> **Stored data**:
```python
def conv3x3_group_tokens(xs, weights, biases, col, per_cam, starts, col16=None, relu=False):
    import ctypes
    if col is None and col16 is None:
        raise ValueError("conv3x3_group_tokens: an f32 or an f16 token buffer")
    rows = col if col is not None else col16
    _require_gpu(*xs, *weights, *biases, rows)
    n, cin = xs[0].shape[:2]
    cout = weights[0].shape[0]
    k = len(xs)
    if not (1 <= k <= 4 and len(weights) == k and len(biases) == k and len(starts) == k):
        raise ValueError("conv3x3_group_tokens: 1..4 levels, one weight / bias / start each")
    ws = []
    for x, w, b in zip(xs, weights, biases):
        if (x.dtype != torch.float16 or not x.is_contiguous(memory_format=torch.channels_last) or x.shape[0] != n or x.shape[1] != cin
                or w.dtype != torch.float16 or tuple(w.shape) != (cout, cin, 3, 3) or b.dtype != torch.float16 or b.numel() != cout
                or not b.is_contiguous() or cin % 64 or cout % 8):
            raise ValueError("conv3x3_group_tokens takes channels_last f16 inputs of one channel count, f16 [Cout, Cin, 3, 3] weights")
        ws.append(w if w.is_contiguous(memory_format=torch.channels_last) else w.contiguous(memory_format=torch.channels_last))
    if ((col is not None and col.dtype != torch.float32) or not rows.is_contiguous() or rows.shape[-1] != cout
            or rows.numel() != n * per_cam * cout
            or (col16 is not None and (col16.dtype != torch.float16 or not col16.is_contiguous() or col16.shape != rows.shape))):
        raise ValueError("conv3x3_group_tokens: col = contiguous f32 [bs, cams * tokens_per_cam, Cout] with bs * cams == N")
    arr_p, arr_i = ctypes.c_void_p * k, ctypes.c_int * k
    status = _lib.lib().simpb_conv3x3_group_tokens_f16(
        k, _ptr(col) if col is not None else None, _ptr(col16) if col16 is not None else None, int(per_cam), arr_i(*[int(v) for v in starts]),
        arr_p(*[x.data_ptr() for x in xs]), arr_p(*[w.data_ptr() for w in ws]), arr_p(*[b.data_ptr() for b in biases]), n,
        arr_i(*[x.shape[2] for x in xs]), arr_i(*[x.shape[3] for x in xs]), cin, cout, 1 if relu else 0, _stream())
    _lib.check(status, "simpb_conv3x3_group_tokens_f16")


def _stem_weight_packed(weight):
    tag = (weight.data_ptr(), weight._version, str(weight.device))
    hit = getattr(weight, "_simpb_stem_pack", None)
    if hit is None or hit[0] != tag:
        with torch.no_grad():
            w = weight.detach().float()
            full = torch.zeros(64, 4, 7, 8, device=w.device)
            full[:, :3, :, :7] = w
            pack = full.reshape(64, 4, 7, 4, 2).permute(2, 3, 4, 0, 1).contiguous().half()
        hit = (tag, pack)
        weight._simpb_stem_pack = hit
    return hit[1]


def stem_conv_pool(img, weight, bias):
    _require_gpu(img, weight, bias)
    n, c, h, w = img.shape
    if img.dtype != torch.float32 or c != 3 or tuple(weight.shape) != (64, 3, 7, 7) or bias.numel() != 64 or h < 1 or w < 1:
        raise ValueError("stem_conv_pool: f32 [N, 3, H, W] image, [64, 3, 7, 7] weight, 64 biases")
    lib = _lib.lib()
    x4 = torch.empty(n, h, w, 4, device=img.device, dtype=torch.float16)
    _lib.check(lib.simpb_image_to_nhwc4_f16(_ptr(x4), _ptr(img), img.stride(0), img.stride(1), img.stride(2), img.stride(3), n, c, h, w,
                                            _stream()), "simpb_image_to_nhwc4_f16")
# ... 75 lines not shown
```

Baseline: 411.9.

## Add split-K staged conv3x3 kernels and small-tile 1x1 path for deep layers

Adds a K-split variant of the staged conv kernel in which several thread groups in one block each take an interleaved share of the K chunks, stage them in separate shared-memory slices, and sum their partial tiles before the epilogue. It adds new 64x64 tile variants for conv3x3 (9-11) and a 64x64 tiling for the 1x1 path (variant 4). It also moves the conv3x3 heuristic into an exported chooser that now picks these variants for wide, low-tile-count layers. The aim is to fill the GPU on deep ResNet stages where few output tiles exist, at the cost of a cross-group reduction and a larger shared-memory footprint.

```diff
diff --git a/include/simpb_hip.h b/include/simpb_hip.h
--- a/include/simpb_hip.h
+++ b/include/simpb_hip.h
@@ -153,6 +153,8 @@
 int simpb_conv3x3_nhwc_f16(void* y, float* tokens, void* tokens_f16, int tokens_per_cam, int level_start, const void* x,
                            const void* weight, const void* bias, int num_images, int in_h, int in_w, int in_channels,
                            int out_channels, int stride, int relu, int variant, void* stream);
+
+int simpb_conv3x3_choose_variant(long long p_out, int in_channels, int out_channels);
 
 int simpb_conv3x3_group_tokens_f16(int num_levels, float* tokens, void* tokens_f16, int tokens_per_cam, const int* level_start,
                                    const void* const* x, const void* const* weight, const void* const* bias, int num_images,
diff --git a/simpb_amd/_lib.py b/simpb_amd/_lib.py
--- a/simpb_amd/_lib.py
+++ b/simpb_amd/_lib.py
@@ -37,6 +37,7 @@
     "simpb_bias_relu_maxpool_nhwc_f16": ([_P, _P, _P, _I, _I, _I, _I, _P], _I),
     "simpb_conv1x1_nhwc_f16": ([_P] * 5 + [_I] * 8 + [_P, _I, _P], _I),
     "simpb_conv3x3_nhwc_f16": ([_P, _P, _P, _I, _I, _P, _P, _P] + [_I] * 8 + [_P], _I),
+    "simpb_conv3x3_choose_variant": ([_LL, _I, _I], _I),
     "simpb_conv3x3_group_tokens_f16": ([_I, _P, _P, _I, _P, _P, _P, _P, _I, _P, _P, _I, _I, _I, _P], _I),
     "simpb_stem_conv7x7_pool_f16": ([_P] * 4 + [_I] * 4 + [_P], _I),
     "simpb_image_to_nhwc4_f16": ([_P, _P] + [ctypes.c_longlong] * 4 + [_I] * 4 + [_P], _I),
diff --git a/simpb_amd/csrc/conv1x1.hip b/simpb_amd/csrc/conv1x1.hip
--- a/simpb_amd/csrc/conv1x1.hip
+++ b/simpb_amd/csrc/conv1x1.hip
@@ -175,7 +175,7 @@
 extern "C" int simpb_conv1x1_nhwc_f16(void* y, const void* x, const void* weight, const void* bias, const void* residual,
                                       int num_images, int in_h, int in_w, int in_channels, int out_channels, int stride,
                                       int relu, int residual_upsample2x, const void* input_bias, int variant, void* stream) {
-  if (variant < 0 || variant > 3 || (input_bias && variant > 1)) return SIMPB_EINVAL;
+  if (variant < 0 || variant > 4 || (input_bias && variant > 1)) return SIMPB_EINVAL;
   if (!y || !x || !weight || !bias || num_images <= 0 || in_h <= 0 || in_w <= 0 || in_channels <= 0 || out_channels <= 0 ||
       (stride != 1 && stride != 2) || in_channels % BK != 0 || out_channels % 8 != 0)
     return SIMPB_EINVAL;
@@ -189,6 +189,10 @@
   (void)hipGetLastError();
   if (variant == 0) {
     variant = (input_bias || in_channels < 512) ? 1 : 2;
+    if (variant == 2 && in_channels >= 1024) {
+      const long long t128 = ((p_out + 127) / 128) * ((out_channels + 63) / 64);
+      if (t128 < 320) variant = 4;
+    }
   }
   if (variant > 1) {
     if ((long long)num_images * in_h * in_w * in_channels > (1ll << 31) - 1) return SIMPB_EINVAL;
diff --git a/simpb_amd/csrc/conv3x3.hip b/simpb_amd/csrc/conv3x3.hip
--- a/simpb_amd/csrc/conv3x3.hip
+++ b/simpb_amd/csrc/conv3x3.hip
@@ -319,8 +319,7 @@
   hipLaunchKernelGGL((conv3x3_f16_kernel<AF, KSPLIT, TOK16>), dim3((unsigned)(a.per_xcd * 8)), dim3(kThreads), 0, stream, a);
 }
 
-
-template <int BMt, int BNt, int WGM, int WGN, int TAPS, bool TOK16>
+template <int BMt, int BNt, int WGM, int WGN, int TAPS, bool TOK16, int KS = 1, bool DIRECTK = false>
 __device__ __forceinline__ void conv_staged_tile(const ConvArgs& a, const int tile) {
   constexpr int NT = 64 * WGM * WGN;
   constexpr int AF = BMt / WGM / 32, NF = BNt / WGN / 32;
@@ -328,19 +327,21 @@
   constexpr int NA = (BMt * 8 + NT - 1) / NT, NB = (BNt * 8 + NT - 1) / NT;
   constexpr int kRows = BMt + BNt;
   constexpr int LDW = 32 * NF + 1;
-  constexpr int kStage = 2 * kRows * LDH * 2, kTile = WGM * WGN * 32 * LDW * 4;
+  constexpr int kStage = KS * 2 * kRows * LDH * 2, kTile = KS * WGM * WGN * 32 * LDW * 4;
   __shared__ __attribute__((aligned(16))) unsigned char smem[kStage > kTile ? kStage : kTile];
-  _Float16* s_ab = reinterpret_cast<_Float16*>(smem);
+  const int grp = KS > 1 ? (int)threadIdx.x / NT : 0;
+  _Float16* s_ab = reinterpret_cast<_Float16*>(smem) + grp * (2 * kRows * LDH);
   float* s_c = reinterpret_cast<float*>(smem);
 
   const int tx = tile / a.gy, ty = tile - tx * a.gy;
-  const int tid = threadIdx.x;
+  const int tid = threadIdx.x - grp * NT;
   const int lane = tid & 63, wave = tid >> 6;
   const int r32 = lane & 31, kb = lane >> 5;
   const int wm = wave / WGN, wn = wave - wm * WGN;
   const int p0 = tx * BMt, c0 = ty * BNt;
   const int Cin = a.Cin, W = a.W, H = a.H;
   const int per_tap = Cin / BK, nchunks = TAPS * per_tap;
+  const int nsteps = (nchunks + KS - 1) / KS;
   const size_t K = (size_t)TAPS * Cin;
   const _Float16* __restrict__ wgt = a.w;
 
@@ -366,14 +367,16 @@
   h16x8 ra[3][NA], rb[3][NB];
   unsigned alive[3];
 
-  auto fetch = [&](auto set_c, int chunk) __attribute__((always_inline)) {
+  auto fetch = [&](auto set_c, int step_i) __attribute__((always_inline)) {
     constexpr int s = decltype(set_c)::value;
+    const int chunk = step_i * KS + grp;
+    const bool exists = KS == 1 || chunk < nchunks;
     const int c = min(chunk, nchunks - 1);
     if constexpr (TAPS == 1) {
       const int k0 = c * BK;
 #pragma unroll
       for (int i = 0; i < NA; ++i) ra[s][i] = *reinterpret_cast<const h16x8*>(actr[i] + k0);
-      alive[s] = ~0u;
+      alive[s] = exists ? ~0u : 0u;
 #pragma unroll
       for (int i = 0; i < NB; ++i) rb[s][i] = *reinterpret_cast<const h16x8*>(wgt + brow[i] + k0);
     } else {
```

> **WHAT THE TASK ASKS**:
Return all lines above that mention the word "tuple".

> **RESULT BELOW**:
                or w.dtype != torch.float16 or tuple(w.shape) != (cout, cin, 3, 3) or b.dtype != torch.float16 or b.numel() != cout
    if img.dtype != torch.float32 or c != 3 or tuple(weight.shape) != (64, 3, 7, 7) or bias.numel() != 64 or h < 1 or w < 1:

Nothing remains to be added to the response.